§ BRIEF: Check each line of the material. Copy those containing "zeros".
═══ DATA SECTION
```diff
@@ -1045,6 +1101,10 @@
   static const char* fn = "ucd_conv1x1_plan";
   UCD_REQUIRE(d && plan, UCD_EINVAL, "%s: NULL argument", fn);
   return plan_launch(d, plan, fn);
+}
+
+int ucd_conv1x1_mfma_shape(int M, int N, int K, int taps, int stride, int dilation) {
+  return mfma_shape(M, N, K, taps, stride > 1 ? stride : 1, dilation > 1 ? dilation : 1, "ucd_conv1x1_mfma_shape");
 }
 
 int ucd_conv3_tap_classes(int mode) {
diff --git a/ucd_amd/csrc/conv1x1_epilogue.inc b/ucd_amd/csrc/conv1x1_epilogue.inc
--- a/ucd_amd/csrc/conv1x1_epilogue.inc
+++ b/ucd_amd/csrc/conv1x1_epilogue.inc
@@ -9,6 +9,8 @@
 #ifndef UCD_EPI_ROW
 #define UCD_EPI_ROW(r) (r)
 #endif
+#define UCD_EPI_ACC_ROW(a, r) (MS == 32 ? (a) * 32 + ((r) & 3) + 8 * ((r) >> 2) + 4 * (lane >> 5) : (a) * 16 + 4 * (lane >> 4) + (r))
+#define UCD_EPI_ACC_COL(b) (wn * WN + (b) * MS + (lane & (MS - 1)))
 #ifndef UCD_EPI_THREADS
 #define UCD_EPI_THREADS kThreads
 #define UCD_EPI_HALVES 2
@@ -28,11 +30,11 @@
     eb = load_f8(p.out_shift + ncol);
     ei = load_f8(p.out_invstd + ncol);
   }
-  float am[OUT == 1 ? TN : 1], as_[OUT == 1 ? TN : 1], ab[OUT == 1 ? TN : 1];
+  float am[OUT == 1 ? FB : 1], as_[OUT == 1 ? FB : 1], ab[OUT == 1 ? FB : 1];
   if (OUT == 1) {
 #pragma unroll
-    for (int b = 0; b < TN; ++b) {
-      const int col = n0 + wn * WN + b * 32 + (lane & 31);
+    for (int b = 0; b < FB; ++b) {
+      const int col = n0 + UCD_EPI_ACC_COL(b);
       am[b] = p.out_mean[col];
       as_[b] = p.out_scale[col];
       ab[b] = p.out_shift[col];
@@ -67,13 +69,13 @@
     __syncthreads();
     if (wm == half) {
 #pragma unroll
-      for (int a = 0; a < 2; ++a)
-#pragma unroll
-        for (int b = 0; b < TN; ++b)
-#pragma unroll
-          for (int r = 0; r < 16; ++r) {
-            const int row = a * 32 + (r & 3) + 8 * (r >> 2) + 4 * (lane >> 5);
-            Cs[row * CP + wn * WN + b * 32 + (lane & 31)] =
+      for (int a = 0; a < FA; ++a)
+#pragma unroll
+        for (int b = 0; b < FB; ++b)
+#pragma unroll
+          for (int r = 0; r < Mfma<MS>::kRegs; ++r) {
+            const int row = UCD_EPI_ACC_ROW(a, r);
+            Cs[row * CP + UCD_EPI_ACC_COL(b)] =
                 OUT == 1 ? (acc[a][b][r] - am[OUT == 1 ? b : 0]) * as_[OUT == 1 ? b : 0] + ab[OUT == 1 ? b : 0] : acc[a][b][r];
           }
     }
@@ -200,6 +202,8 @@
       for (int j = 0; j < 4; ++j) *reinterpret_cast<f32x2*>(p.partial + (size_t)tm * 3 * p.N + ncol + 2 * j) = kshift.p[j];
     }
   }
+#undef UCD_EPI_ACC_ROW
+#undef UCD_EPI_ACC_COL
 #ifdef UCD_EPI_ACTIVE_DEFAULTED
 #undef UCD_EPI_ACTIVE
 #undef UCD_EPI_ACTIVE_DEFAULTED
diff --git a/ucd_amd/hip.py b/ucd_amd/hip.py
--- a/ucd_amd/hip.py
+++ b/ucd_amd/hip.py
@@ -135,6 +135,7 @@
     "ucd_conv1x1_stats_partial_bytes": (_z, [_i, _i]),
     "ucd_conv1x1": (_i, [C.POINTER(Conv1x1Desc), _p]),
     "ucd_conv1x1_plan": (_i, [C.POINTER(Conv1x1Desc), C.POINTER(Conv1x1Plan)]),
+    "ucd_conv1x1_mfma_shape": (_i, [_i] * 6),
     "ucd_conv1x1_stats_finalize": (_i, [_p, _i, _i, _p, _p, _p, _f, _f, _p, _p, _i, _p]),
     "ucd_conv3_tap_plan": (_i, [_i, _i, _i, _i, _i, _p, _p, _p]),
     "ucd_conv3_tap_classes": (_i, [_i]),
@@ -722,6 +723,13 @@
     return _conv1x1_plan(d)
 
 
+def conv1x1_mfma_shape(M, N, K, taps=1, stride=1, dilation=1):
+    ms = load().ucd_conv1x1_mfma_shape(int(M), int(N), int(K), int(taps), int(stride), int(dilation))
+    if ms < 0:
+        _check(ms, "ucd_conv1x1_mfma_shape")
+    return ms
+
+
 def conv1x1(a, w, y, in_norm=None, out_mode=0, out_norm=None, residual=None, partial=None, accumulate=False, conv3=None,
             side2=None, strided=None, stat_acc=None, stat_shift=None, stat_acc2=None, stat_rep=1):
     lib = load()
diff --git a/ucd_amd/switches.py b/ucd_amd/switches.py
--- a/ucd_amd/switches.py
+++ b/ucd_amd/switches.py
@@ -15,6 +15,7 @@
     "UCD_OWN_STEM": "1",
     "UCD_WGRAD3": "1",
     "UCD_CONV_PIPE": "auto",
+    "UCD_CONV_MFMA": "auto",
     "UCD_CONV_BN64_TILES": "128",
     "UCD_CONV_LW64_TILES": "128",
     "UCD_WGRAD_DEFER": "1",
```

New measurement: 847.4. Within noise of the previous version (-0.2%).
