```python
class MofOpts(ctypes.Structure):
    _fields_ = [
        ("struct_size", ctypes.c_uint32), ("precision", ctypes.c_uint32),
        ("flags", ctypes.c_uint32), ("batch", ctypes.c_int32), ("max_iter", ctypes.c_int32),
        ("max_outer", ctypes.c_int32), ("rtol", ctypes.c_double),
        ("inner_rtol", ctypes.c_double), ("stream", ctypes.c_void_p),
        ("etol", ctypes.c_double),
    ]


class MofStats(ctypes.Structure):
    _fields_ = [
        ("systems", ctypes.c_int64), ("iterations", ctypes.c_int64),
        ("max_iterations", ctypes.c_int32), ("failed", ctypes.c_int32),
# ... 104 lines not shown
            "mof_test_modes_chunk": ([i32], ctypes.c_int),
            "mof_test_modes_pass": ([i32], ctypes.c_int),
            "mof_rbf_eval": ([i32, P, i32, P, i32, f64, P, P, i32, u32, P, P, P], ctypes.c_int),
            "mof_test_rbf_pass": ([i32], ctypes.c_int),
            "mof_geodesic": ([P, P, i32, P, i32, f64, u32, P, P], ctypes.c_int),
            "mof_geodesic_edges": ([P, i64, P, P, P, P], ctypes.c_int),
            "mof_test_geodesic_pass": ([i32], ctypes.c_int),
            "mof_test_geodesic_tile": ([i32], ctypes.c_int),
            "mof_geodesic_timing": ([P], ctypes.c_int),
            "mof_geodesic_counters": ([P], ctypes.c_int),
            "mof_singularities": ([i32, P, P, i32, i32, P, i32, f64, u32, P, P, P, P, P],
                                  ctypes.c_int),
            "mof_amg_probe": ([P, P, i32, i32, P, P, P, P], ctypes.c_int),
            "mof_index_probe": ([P, i32, i32, u32, i32, P, P, P, P, P, P, P], ctypes.c_int),
            "mof_test_force_index32": ([i32], ctypes.c_int),
            "mof_residual_probe": ([P, i32, i32, u32, P, P], ctypes.c_int),
            "mof_test_force_residual_rows": ([i32], ctypes.c_int),
            "mof_test_force_residual_trips": ([i32], ctypes.c_int),
            "mof_test_residual_launches": ([P], ctypes.c_int),
            "mof_assembly_probe": ([P, i32, i32, u32, P, P], ctypes.c_int),
            "mof_test_force_assembly_rows": ([i32], ctypes.c_int),
            "mof_test_force_assembly_trips": ([i32], ctypes.c_int),
            "mof_test_assembly_launches": ([P], ctypes.c_int),
            "mof_test_assembly_readback": ([P, i32, P, P, P, P], ctypes.c_int),
            "mof_test_amg_levels": ([P, i32] + [P] * 16, ctypes.c_int),
            "mof_test_amg_readback": ([P, i32, i32, P, P, P, P, P, P], ctypes.c_int),
            "mof_test_force_galerkin_ns": ([i32], ctypes.c_int),
            "mof_test_galerkin_launches": ([P], ctypes.c_int),
            "mof_test_amg_vcycle": ([P, i32, P, P, i32, P, i32, i32, P, P, P, i32, P, P, P, P, P], ctypes.c_int),
            "mof_test_amg_vcycle_tables": ([P, i32, i32] + [P] * 9, ctypes.c_int),
            "mof_test_vcycle_launches": ([P], ctypes.c_int),
            "mof_test_pcg_inner": ([P, i32, P, f64, f64, f64, i32, u32, i32] + [P] * 13 + [i32, P, P], ctypes.c_int),
            "mof_test_pcg_launches": ([P], ctypes.c_int),
            "mof_test_outer_readback": ([P, i32, P, P, P, i32, P, P], ctypes.c_int),
            "mof_xcd_map_check": ([i32, i32, i32], ctypes.c_int),
            "mof_xcd_batch_cap": ([i64, i32, P], ctypes.c_int),
            "mof_singularities_compact": ([i32, P, P, i32, i32, P, i32, f64, u32, P, i64, P, P, P, P, P,
                                           P, P], ctypes.c_int),
            "mof_partition_rcb": ([P, i32, i32, P], ctypes.c_int),
            "mof_dd_plan_info": ([P, i32, i32, i32, P, P, P, P, P, P], ctypes.c_int),
            "mof_dd_create": ([P, P, P, P, i32, i32, i32, P, i32, u32, P], ctypes.c_int),
            "mof_dd_unique_id": ([P], ctypes.c_int),
            "mof_dd_create_rank": ([P, P, P, P, i32, i32, i32, P, i32, P, i32, u32, P],
                                   ctypes.c_int),
            "mof_dd_create_rank_host": ([P, P, P, P, i32, i32, i32, P, i32, P, i32, u32, P],
                                        ctypes.c_int),
            "mof_dd_destroy": ([P], ctypes.c_int),
            "mof_dd_get_info": ([P, P], ctypes.c_int),
            "mof_mesh_prepare": ([P, P], ctypes.c_int),
            "mof_mesh_sync": ([P], ctypes.c_int),
            "mof_dd_test_fail_recovery_alloc": ([P, i32], ctypes.c_int),
            "mof_dd_solve_range": ([P, P, P, P, i32, i32, i32, f64, P, P, P], ctypes.c_int),
            "mof_dd_test_part": ([P, i32] + [P] * 9, ctypes.c_int),
            "mof_dd_test_halo": ([P, i32, i32, i32, P, P, P], ctypes.c_int),
            "mof_dd_test_gather": ([P, i32, P, P, P, P], ctypes.c_int),
            "mof_dd_test_launches": ([P], ctypes.c_int),
            "mof_dd_test_pcg_inner": ([P, i32, P, f64, i32, u32, i32] + [P] * 9 + [i32] + [P] * 5, ctypes.c_int),
        }
        for name, (args, res) in sig.items():
            if os.environ.get("MOFHIP_LIB") and not hasattr(L, name):
                continue
            fn = getattr(L, name)
            fn.argtypes = args
            fn.restype = res
        if not os.environ.get("MOFHIP_LIB"):
            abi = L.mof_abi_version() if hasattr(L, "mof_abi_version") else 1
# ... 29 lines not shown
```

### manifold-based-optical-flow-method_amd/mofhip/mesh.py

```python
from __future__ import annotations

import ctypes
import threading
import time

import numpy as np

from . import _lib as L


def _f64(a):
    return np.ascontiguousarray(a, dtype=np.float64)


class DeviceMesh:

    def __init__(self, coordinates, normals, triangles, areas, device: int = 0,
                 reorder: bool = True):
        coords = np.asarray(coordinates)
        tri = np.asarray(triangles)
        if coords.ndim != 2 or coords.shape[1] != 3:
            raise ValueError("coordinates must be (N, 3)")
        if tri.ndim != 2 or tri.shape[1] != 3:
            raise ValueError("triangles must be (M, 3)")
# ... 230 lines not shown

def index_probe(triangles, n_vertices: int, sym: int = -1, reorder: bool = True) -> dict:
    T = np.ascontiguousarray(triangles, dtype=np.int32)
    N, M = int(n_vertices), len(T)
    flags = 0 if reorder else L.MOF_NO_REORDER
    nb, su, pu = ctypes.c_int64(0), ctypes.c_int32(0), ctypes.c_int32(0)
    L.check(L.lib().mof_index_probe(L.ptr(T), N, M, flags, int(sym), ctypes.byref(nb), None, None, None, None,
                                    None, None))
    off = np.zeros((N + 63) // 64 + 1, dtype=np.int32)
    col = np.zeros(nb.value, dtype=np.int32)
    mir = np.zeros(nb.value, dtype=np.int32)
    packed = np.zeros(nb.value, dtype=np.uint32)
    L.check(L.lib().mof_index_probe(L.ptr(T), N, M, flags, int(sym), ctypes.byref(nb), L.ptr(off), L.ptr(col),
                                    L.ptr(mir), L.ptr(packed), ctypes.byref(su), ctypes.byref(pu)))
    return {"sell_off": off, "col": col, "mir": mir, "packed": packed, "sym_used": bool(su.value),
            "packed_used": bool(pu.value)}
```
══════
§ PROBLEM SOLUTION:
    off = np.zeros((N + 63) // 64 + 1, dtype=np.int32)
    col = np.zeros(nb.value, dtype=np.int32)
    mir = np.zeros(nb.value, dtype=np.int32)
    packed = np.zeros(nb.value, dtype=np.uint32)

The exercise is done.